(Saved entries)
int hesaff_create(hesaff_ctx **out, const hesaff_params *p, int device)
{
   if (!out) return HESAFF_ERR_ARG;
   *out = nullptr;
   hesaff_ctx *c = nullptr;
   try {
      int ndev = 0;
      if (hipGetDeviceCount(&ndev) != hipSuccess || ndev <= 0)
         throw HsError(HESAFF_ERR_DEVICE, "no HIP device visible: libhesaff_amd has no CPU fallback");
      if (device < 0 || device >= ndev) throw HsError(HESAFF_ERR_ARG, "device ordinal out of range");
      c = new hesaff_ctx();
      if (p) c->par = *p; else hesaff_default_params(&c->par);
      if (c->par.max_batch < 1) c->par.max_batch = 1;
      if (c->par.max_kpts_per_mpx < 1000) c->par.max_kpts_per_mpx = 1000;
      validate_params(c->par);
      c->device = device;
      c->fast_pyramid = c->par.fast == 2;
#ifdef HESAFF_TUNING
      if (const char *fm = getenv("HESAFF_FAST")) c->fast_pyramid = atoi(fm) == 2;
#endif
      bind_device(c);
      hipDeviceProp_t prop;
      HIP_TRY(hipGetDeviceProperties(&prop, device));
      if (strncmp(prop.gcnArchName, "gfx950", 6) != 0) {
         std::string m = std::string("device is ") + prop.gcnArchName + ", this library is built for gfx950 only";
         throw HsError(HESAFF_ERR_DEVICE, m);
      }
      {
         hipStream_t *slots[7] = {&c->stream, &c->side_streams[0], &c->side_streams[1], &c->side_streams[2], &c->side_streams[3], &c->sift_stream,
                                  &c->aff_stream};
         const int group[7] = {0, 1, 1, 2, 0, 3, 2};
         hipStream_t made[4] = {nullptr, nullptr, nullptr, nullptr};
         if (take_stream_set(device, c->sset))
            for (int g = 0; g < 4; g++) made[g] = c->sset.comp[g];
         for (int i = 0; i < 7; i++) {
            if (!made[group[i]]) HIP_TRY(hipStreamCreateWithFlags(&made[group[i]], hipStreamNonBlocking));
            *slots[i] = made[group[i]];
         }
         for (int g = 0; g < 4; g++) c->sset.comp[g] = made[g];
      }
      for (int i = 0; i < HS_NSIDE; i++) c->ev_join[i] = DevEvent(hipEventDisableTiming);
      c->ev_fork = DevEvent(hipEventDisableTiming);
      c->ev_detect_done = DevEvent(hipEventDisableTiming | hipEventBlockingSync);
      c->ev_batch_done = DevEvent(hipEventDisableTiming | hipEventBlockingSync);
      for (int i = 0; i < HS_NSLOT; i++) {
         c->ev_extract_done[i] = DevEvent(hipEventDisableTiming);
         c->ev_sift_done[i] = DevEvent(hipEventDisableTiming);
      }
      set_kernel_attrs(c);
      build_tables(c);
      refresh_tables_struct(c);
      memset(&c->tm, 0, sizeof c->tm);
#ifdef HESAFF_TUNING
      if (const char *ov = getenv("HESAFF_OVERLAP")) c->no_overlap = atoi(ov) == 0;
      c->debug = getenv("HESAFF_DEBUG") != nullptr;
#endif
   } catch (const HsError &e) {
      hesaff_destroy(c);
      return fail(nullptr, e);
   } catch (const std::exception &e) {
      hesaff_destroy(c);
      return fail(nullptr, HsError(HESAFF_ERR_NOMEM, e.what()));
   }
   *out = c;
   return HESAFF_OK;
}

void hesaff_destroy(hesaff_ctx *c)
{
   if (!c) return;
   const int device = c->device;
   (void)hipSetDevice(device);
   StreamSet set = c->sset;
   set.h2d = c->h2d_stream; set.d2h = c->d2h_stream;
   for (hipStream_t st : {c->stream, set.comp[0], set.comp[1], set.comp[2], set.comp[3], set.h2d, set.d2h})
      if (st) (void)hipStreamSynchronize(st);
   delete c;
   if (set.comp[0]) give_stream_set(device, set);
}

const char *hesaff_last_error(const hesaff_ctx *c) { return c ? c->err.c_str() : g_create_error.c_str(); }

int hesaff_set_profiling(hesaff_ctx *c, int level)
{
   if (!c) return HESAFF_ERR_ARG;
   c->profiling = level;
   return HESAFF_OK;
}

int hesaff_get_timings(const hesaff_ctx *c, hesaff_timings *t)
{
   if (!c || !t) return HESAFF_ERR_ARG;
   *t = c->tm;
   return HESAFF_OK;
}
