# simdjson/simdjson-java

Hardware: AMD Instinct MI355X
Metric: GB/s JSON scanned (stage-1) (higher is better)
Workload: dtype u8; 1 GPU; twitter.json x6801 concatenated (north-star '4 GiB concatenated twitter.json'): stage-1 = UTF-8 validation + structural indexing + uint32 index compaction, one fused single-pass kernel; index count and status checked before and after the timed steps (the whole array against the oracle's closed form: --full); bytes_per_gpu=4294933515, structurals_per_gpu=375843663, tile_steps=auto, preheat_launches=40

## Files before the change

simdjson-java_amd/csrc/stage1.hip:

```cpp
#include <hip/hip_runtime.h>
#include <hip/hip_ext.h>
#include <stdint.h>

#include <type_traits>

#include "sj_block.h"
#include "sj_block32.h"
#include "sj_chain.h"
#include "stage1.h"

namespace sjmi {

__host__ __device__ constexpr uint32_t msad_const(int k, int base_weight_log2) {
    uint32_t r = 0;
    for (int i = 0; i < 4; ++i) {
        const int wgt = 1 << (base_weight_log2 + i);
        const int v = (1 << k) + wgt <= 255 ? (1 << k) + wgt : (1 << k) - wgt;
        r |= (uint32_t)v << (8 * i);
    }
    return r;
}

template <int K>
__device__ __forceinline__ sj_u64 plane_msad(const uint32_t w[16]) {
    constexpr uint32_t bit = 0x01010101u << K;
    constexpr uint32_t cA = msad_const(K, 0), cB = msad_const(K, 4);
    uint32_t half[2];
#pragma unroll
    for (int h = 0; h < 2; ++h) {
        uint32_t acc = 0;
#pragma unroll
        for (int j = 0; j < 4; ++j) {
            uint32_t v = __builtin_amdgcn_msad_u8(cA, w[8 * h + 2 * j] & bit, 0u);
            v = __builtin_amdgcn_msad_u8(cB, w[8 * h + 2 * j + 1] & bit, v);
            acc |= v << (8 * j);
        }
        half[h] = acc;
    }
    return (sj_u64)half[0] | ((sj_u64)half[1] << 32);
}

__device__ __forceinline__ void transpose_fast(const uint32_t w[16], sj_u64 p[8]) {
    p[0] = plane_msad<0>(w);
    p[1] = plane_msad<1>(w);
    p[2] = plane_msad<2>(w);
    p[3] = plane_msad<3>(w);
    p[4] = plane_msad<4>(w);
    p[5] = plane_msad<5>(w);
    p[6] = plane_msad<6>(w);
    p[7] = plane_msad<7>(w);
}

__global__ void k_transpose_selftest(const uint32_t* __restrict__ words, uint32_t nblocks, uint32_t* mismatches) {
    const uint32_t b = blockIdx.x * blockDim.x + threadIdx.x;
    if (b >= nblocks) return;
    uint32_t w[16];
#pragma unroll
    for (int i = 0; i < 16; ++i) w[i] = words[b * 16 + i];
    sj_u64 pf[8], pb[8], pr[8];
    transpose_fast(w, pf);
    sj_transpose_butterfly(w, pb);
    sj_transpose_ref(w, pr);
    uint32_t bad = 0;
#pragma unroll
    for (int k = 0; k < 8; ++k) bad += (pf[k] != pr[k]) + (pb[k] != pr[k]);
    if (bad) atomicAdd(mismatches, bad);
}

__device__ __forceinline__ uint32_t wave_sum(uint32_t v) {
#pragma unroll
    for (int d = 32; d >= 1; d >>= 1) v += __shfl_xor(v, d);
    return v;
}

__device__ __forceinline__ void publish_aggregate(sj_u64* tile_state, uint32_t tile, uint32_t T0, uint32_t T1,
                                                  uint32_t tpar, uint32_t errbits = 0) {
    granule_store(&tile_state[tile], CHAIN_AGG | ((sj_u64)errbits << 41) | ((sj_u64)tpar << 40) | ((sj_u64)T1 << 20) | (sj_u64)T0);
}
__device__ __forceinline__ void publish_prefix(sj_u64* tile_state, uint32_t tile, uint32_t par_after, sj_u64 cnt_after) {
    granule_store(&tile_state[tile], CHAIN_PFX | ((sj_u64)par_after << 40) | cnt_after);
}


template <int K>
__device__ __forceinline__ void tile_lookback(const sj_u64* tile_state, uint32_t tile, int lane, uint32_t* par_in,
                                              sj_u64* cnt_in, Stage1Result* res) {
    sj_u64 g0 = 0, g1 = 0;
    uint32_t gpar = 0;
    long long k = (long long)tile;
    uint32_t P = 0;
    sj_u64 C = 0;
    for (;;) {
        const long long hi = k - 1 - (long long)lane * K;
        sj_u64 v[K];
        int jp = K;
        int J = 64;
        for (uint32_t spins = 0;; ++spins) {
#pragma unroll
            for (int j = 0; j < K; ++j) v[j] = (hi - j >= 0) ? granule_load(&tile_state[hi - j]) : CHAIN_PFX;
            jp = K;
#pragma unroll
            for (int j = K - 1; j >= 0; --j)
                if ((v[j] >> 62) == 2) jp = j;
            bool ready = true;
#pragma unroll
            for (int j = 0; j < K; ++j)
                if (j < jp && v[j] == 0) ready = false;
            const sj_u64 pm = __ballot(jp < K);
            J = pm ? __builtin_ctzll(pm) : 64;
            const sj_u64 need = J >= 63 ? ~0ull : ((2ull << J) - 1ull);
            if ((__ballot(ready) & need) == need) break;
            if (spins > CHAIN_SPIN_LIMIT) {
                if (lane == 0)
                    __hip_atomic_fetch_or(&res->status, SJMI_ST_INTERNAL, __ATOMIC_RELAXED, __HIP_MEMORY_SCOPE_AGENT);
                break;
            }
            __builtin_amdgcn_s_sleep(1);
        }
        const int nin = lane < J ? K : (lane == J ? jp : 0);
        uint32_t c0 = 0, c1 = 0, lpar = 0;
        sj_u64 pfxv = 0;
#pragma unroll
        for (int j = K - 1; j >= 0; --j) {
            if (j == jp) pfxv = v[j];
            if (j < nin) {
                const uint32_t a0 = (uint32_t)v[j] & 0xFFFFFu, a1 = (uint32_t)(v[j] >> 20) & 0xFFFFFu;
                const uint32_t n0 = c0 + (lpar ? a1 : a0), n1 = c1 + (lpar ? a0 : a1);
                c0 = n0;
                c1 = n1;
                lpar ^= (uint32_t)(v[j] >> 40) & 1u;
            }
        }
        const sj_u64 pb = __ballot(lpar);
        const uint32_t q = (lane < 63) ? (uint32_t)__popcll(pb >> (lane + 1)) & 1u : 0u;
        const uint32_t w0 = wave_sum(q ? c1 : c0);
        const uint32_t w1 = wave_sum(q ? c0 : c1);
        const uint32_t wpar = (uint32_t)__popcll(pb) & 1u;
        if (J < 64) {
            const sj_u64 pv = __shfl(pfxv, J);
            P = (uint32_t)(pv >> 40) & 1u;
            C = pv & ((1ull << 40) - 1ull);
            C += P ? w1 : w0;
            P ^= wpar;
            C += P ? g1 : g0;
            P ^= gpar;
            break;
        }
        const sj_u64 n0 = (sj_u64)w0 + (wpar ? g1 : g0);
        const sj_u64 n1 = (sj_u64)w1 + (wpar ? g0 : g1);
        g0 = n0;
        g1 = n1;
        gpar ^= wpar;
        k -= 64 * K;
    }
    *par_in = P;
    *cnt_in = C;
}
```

▸ THE TASK: Tell how many lines in the entries contain the string "gcnArchName". Give the number and nothing more.

▸ SOLUTION: 2